Hispanics or Latinos (who may be of any race) were 14.72% of the population.

There were 3,589 households out of which 26.9% had children under the age of 18 living with them, 56.9% were married couples living together, 7.1% had a female householder with no husband present, and 32.7% were non-families. 26.0% of all households were made up of individuals and 9.1% had someone living alone who was 65 years of age or older. The average household size was 2.48 and the average family size was 2.97.
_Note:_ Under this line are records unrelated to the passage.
int dcs_device_count(int *count)
{
    if (!count) return DCS_ERR_INVALID_ARGUMENT;
    *count = 0;
    hipError_t e = hipGetDeviceCount(count);
    if (e == hipErrorNoDevice) { *count = 0; return DCS_OK; }
    return (int)e;
}
int dcs_device_set(int device) { return (int)hipSetDevice(device); }
int dcs_device_synchronize(void) { return (int)hipDeviceSynchronize(); }
int dcs_device_name(int device, char *buf, size_t buflen)
{
    if (!buf || buflen == 0) return DCS_ERR_INVALID_ARGUMENT;
    hipDeviceProp_t prop;
    DCS_TRY(hipGetDeviceProperties(&prop, device));
    std::snprintf(buf, buflen, "%s (%s, %d CUs)", prop.name, prop.gcnArchName, prop.multiProcessorCount);
    return DCS_OK;
}
int dcs_malloc(void **dptr, size_t bytes)
{
    if (!dptr) return DCS_ERR_INVALID_ARGUMENT;
    return (int)hipMalloc(dptr, bytes);
}
int dcs_free(void *dptr) { return (int)hipFree(dptr); }
int dcs_host_alloc(void **hptr, size_t bytes)
{
    if (!hptr) return DCS_ERR_INVALID_ARGUMENT;
    return (int)hipHostMalloc(hptr, bytes, hipHostMallocDefault);
}
int dcs_host_free(void *hptr) { return (int)hipHostFree(hptr); }
int dcs_memcpy_htod(void *dptr, const void *hptr, size_t bytes, void *stream)
{
    return (int)hipMemcpyAsync(dptr, hptr, bytes, hipMemcpyHostToDevice, as_stream(stream));
}
int dcs_memcpy_dtoh(void *hptr, const void *dptr, size_t bytes, void *stream)
{
    return (int)hipMemcpyAsync(hptr, dptr, bytes, hipMemcpyDeviceToHost, as_stream(stream));
}
int dcs_memcpy_dtod(void *dst, const void *src, size_t bytes, void *stream)
{
    return (int)hipMemcpyAsync(dst, src, bytes, hipMemcpyDeviceToDevice, as_stream(stream));
}
int dcs_memcpy2d_dtoh(void *hptr, size_t dst_pitch, const void *dptr, size_t src_pitch, size_t row_bytes,
                      size_t nrows, void *stream)
{
    return (int)hipMemcpy2DAsync(hptr, dst_pitch, dptr, src_pitch, row_bytes, nrows, hipMemcpyDeviceToHost,
                                 as_stream(stream));
}
int dcs_memset(void *dptr, int value, size_t bytes, void *stream)
{
    return (int)hipMemsetAsync(dptr, value, bytes, as_stream(stream));
}
int dcs_stream_create(void **stream)
{
    if (!stream) return DCS_ERR_INVALID_ARGUMENT;
    hipStream_t s;
    DCS_TRY(hipStreamCreateWithFlags(&s, hipStreamNonBlocking));
    *stream = s;
    return DCS_OK;
}
int dcs_stream_destroy(void *stream) { return (int)hipStreamDestroy(as_stream(stream)); }
int dcs_stream_synchronize(void *stream) { return (int)hipStreamSynchronize(as_stream(stream)); }

int dcs_event_create(void **event)
{
    if (!event) return DCS_ERR_INVALID_ARGUMENT;
    hipEvent_t e;
    DCS_TRY(hipEventCreate(&e));
    *event = e;
    return DCS_OK;
}
int dcs_event_destroy(void *event) { return (int)hipEventDestroy(reinterpret_cast<hipEvent_t>(event)); }
int dcs_event_record(void *event, void *stream)
{
    return (int)hipEventRecord(reinterpret_cast<hipEvent_t>(event), as_stream(stream));
}
int dcs_event_synchronize(void *event) { return (int)hipEventSynchronize(reinterpret_cast<hipEvent_t>(event)); }
int dcs_event_elapsed_ms(void *start, void *stop, float *ms)
{
    if (!ms) return DCS_ERR_INVALID_ARGUMENT;
    return (int)hipEventElapsedTime(ms, reinterpret_cast<hipEvent_t>(start), reinterpret_cast<hipEvent_t>(stop));
}

namespace {
int prepare_tiled(dcs_bf_context *c, bool out16, const float *dt_dev, float dt0, uint32_t nt, uint32_t c0, uint32_t nc, void *d_out,
                  bf_kernel_launch *l, const float *dt_host, bool terms_table);
int generate_and_beamform_weighted_impl(dcs_bf_context *c, const float *dt, uint64_t t0, uint32_t nt, const int8_t *d_antenna,
                                        size_t antenna_bytes, const float *d_weights, float *d_beams, size_t beams_bytes,
                                        void *stream);
int beamform_accumulated_weighted_impl(dcs_bf_context *c, const float *dt_coeff, uint64_t t_coeff, uint32_t nt,
                                       const int8_t *d_antenna, size_t antenna_bytes, const float *d_weights, float *d_beams,
                                       size_t beams_bytes, void *stream);
const bf_ctx_ext_ops kWeightsOps = {BF_CTX_EXT_VERSION, generate_and_beamform_weighted_impl, beamform_accumulated_weighted_impl};
}

int dcs_bf_create(const dcs_bf_params *p, dcs_bf_context **out)
{
    if (!out) return DCS_ERR_INVALID_ARGUMENT;
    *out = nullptr;
    if (!params_ok(p)) return DCS_ERR_INVALID_ARGUMENT;
    int ndev = 0;
    if (hipGetDeviceCount(&ndev) != hipSuccess || ndev < 1) return DCS_ERR_NO_DEVICE;
    dcs_bf_context *c = new (std::nothrow) dcs_bf_context();
    if (!c) return (int)hipErrorOutOfMemory;
    std::memset(c, 0, sizeof(*c));
    c->ext.ops = &kWeightsOps;
    c->p = *p;
    c->k = make_consts(p);
    c->n_pairs = (uint32_t)p->nr_stations * (uint32_t)p->nr_beams;
    c->pairs_pad = (c->n_pairs + 255u) & ~255u;
    {
        const uint64_t per_step = (uint64_t)c->pairs_pad * 8u;
        uint64_t steps = (64ull << 20) / per_step;
        if (steps < 1) steps = 1;
        if (steps > kDtSlotFloats) steps = kDtSlotFloats;
        c->terms_steps = (uint32_t)steps;
    }
    c->tune.nontemporal = -1;
    c->tune.xcd_remap = -1;
    c->tune.rows_same_tile = -1;
    int st = DCS_OK;
    do {
        if ((st = (int)hipGetDevice(&c->device)) != 0) break;
        if ((st = (int)bf_warm_module()) != 0) break;
        if ((st = (int)bf_warm_module_mfma()) != 0) break;
        const size_t tb = (size_t)c->n_pairs * sizeof(dcs_delay_vals);
        if ((st = (int)hipMalloc((void **)&c->d_table[0], tb)) != 0) break;
        if ((st = (int)hipMalloc((void **)&c->d_table[1], tb)) != 0) break;
        const size_t db = (size_t)kDtSlots * kDtSlotFloats * sizeof(float);
        if ((st = (int)hipMalloc((void **)&c->d_dt, db)) != 0) break;
        if ((st = (int)hipMalloc((void **)&c->d_tt_terms, (size_t)kTermsInline * c->pairs_pad * 8u)) != 0) break;
        if ((st = (int)hipMalloc((void **)&c->d_tt_flags, (size_t)kTermsInline * (c->pairs_pad / 64u) * 4u)) != 0) break;
        if ((st = (int)hipHostMalloc((void **)&c->h_dt, db, hipHostMallocDefault)) != 0) break;
        for (int i = 0; i < kDtSlots && st == 0; i++) st = (int)hipEventCreateWithFlags(&c->dt_ev[i], hipEventDisableTiming);
        if (st != 0) break;
        for (int i = 0; i < kSideStreams && st == 0; i++) {
            st = (int)hipStreamCreateWithFlags(&c->side[i], hipStreamNonBlocking);
            if (st == 0) st = (int)hipEventCreateWithFlags(&c->join_ev[i], hipEventDisableTiming);
        }
        if (st == 0) st = (int)hipEventCreateWithFlags(&c->fork_ev, hipEventDisableTiming);
        if (st != 0) break;
        c->h_dt[0] = 0.0f;
        if ((st = (int)hipMemcpy(c->d_dt, c->h_dt, sizeof(float), hipMemcpyHostToDevice)) != 0) break;
        if ((st = verify_div3(&c->k)) != 0) break;
        c->div3_verified = c->k.uDiv3Exact;
        for (int w = 0; w < 2; w++) {
            bf_kernel_launch l;
            const uint32_t nt_all = (uint32_t)(c->p.nr_samples_per_channel < (int)kDtInline ? c->p.nr_samples_per_channel : (int)kDtInline);
            float dts[kDtInline] = {0.0f};
            if (prepare_tiled(c, w == 1, nullptr, 0.0f, nt_all > 0 ? nt_all : 1u, 0, (uint32_t)c->p.nr_channels, nullptr, &l, dts, false) == DCS_OK && l.func) {
                hipFuncAttributes attr;
                (void)hipFuncGetAttributes(&attr, l.func);
            }
        }
    } while (0);
    if (st != 0) {
        dcs_bf_destroy(c);
        return st;
    }
    *out = c;
    return DCS_OK;
}

int dcs_bf_destroy(dcs_bf_context *c)
{
    if (!c) return DCS_OK;
    (void)hipFree(c->d_table[0]);
    (void)hipFree(c->d_table[1]);
    (void)hipFree(c->d_dt);
    (void)hipFree(c->d_terms);
    (void)hipFree(c->d_flags);
    (void)hipFree(c->d_wnorm);
    (void)hipFree(c->d_wscale);
    (void)hipFree(c->d_tt_terms);
    (void)hipFree(c->d_tt_flags);
    if (c->h_dt) (void)hipHostFree(c->h_dt);
    for (int i = 0; i < kDtSlots; i++)
        if (c->dt_ev[i]) (void)hipEventDestroy(c->dt_ev[i]);
    for (int i = 0; i < kSideStreams; i++) {
        if (c->join_ev[i]) (void)hipEventDestroy(c->join_ev[i]);
        if (c->side[i]) (void)hipStreamDestroy(c->side[i]);
    }
    if (c->fork_ev) (void)hipEventDestroy(c->fork_ev);
    delete c;
    return DCS_OK;
}

int dcs_bf_upload_delays(dcs_bf_context *c, const dcs_delay_vals *table, void *stream)
{
    if (!c || !table) return DCS_ERR_INVALID_ARGUMENT;
    DCS_CHECK_DEVICE(c);
    const int nxt = c->table_set ? (c->cur ^ 1) : c->cur;
    DCS_TRY(hipMemcpyAsync(c->d_table[nxt], table, (size_t)c->n_pairs * sizeof(dcs_delay_vals),
                           hipMemcpyHostToDevice, as_stream(stream)));
    c->cur = nxt;
    c->table_set = true;
    return DCS_OK;
}

int dcs_bf_set_delays_from_global(dcs_bf_context *c, const void *d_global, uint32_t nb_total,
                                  uint32_t beam_offset, void *stream)
{
    if (!c || !d_global) return DCS_ERR_INVALID_ARGUMENT;
    DCS_CHECK_DEVICE(c);
    if ((uint64_t)beam_offset + (uint64_t)c->p.nr_beams > nb_total) return DCS_ERR_OUT_OF_RANGE;
    if ((reinterpret_cast<uintptr_t>(d_global) & 15u) != 0) return DCS_ERR_INVALID_ARGUMENT;
    const int nxt = c->table_set ? (c->cur ^ 1) : c->cur;
// ... 691 lines not shown
    a.k = c->k;
    a.fp32_chain = (c->tune.math_mode & 8) ? 1u : 0u;
#ifdef DCS_PROBES
    auto knob = [](int32_t v, const char *env) { const char *e = std::getenv(env); return (uint32_t)(v ? v : (e ? std::atoi(e) : 0)); };
    a.max_rounds = knob(c->probe.bacc_rounds, "DCS_BACC_ROUNDS");
    a.probe = knob(c->probe.bacc_probe, "DCS_BACC_PROBE");
    a.unstaged = knob(c->probe.bacc_unstaged, "DCS_BACC_UNSTAGED");
    a.plain_stores = knob(c->probe.bacc_plain, "DCS_BACC_PLAIN");
    a.no_share = knob(c->probe.bacc_no_share, "DCS_BACC_NOSHARE");
    a.wg_per_cu = knob(c->probe.bacc_wg_per_cu, "DCS_BACC_WPC");
    a.order = knob(c->probe.bacc_order, "DCS_BACC_ORDER");
    a.nbt_force = knob(c->probe.bacc_nbt, "DCS_BACC_NBT");
    a.nw_force = knob(c->probe.bacc_waves, "DCS_BACC_WAVES");
#endif
    return (int)(d_weights ? bf_launch_beamform_acc_weighted(a, wa, s) : bf_launch_beamform_acc(a, s));
}

int generate_and_beamform_weighted_impl(dcs_bf_context *c, const float *dt, uint64_t t0, uint32_t nt, const int8_t *d_antenna,
                                        size_t antenna_bytes, const float *d_weights, float *d_beams, size_t beams_bytes,
                                        void *stream)
{
    if (!c || !weights_ok(d_weights)) return DCS_ERR_INVALID_ARGUMENT;
    if (!dt && t0 % 16u) return DCS_ERR_INVALID_ARGUMENT;
    return beamform_impl(c, dt_source{dt, dt ? 0 : t0}, nt, d_antenna, antenna_bytes, d_beams, beams_bytes, stream, d_weights);
}

int beamform_accumulated_weighted_impl(dcs_bf_context *c, const float *dt_coeff, uint64_t t_coeff, uint32_t nt,
                                       const int8_t *d_antenna, size_t antenna_bytes, const float *d_weights, float *d_beams,
                                       size_t beams_bytes, void *stream)
{
    if (!c || !weights_ok(d_weights)) return DCS_ERR_INVALID_ARGUMENT;
    return beamform_acc_impl(c, dt_source{dt_coeff, dt_coeff ? 0 : t_coeff}, nt, d_antenna, antenna_bytes, d_beams, beams_bytes,
                             stream, d_weights);
}
}

int dcs_bf_beamform_accumulated(dcs_bf_context *c, uint64_t t_coeff, uint32_t nt, const int8_t *d_antenna, size_t antenna_bytes,
                                float *d_beams, size_t beams_bytes, void *stream)
{
    return beamform_acc_impl(c, dt_source{nullptr, t_coeff}, nt, d_antenna, antenna_bytes, d_beams, beams_bytes, stream);
}

int dcs_bf_beamform_accumulated_dt(dcs_bf_context *c, float dt_coeff, uint32_t nt, const int8_t *d_antenna, size_t antenna_bytes,
                                   float *d_beams, size_t beams_bytes, void *stream)
{
    return beamform_acc_impl(c, dt_source{&dt_coeff, 0}, nt, d_antenna, antenna_bytes, d_beams, beams_bytes, stream);
}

In the CDP, the population was spread out with 20.5% under the age of 18, 5.3% from 18 to 24, 29.8% from 25 to 44, 28.2% from 45 to 64, and 16.1% who were 65 years of age or older. The median age was 42 years. For every 100 females, there were 95.1 males. For every 100 females age 18 and over, there were 92.7 males.

The median income for a household in the CDP was $83,593, and the median income for a family was $101,562. Males had a median income of $62,882 versus $52,284 for females. The per capita income for the CDP was $46,293. About 2.7% of families and 3.4% of the population were below the poverty line, including 2.3% of those under age 18 and 0.8% of those age 65 or over.

==Management of the lake==

Lake Barcroft is privately owned, and managed by the Lake Barcroft Association (LBA); the current homeowners' association. Property owners on the lake and the immediate areas around the lake are bound by a restrictive covenant that also gives them rights to use the lake for recreation. For homeowners who do not own riparian land, there are five private sand beaches and a community park owned by LBA to permit access to the water. All common property is open to people living within the boundaries of the association and their authorized guests. The Lake Barcroft Association employs seasonal lifeguards to protect its beaches during the summer months.

The residents organize occasional aquatic festivals, most notably Independence Day fireworks every July 4. Fireworks are fired from one of the beaches, and residents crowd the water in their electric-powered or paddled boats to watch. The Labor Day games are held at two of its beaches to close the summer swimming season.

Internal combustion engines are prohibited on the lake to prevent noise and pollution. Only the lifeguards have access to gas-powered motorboats. Most residents own a small sailboat, canoe, or an electrically powered boat.

==Ecology of the lake==

Lake Barcroft is home to many freshwater species of fish and invertebrate. Largemouth bass were introduced to the lake decades ago, and now the population is self-sustaining. Catfish and bluegill also live in the lake in large numbers. Bryozoa can be observed just below the surface on the edges and in the shallower areas of the lake. Semi-aquatic species such as muskrat, ducks, Canada geese and kingfishers are also common.

As part of the Cameron Run Watershed, the lake receives large amounts of runoff from adjacent parts of suburban Fairfax County. These cause occasional algal blooms. The microbiology of the lake is monitored, and it is considered safe for fishing and swimming.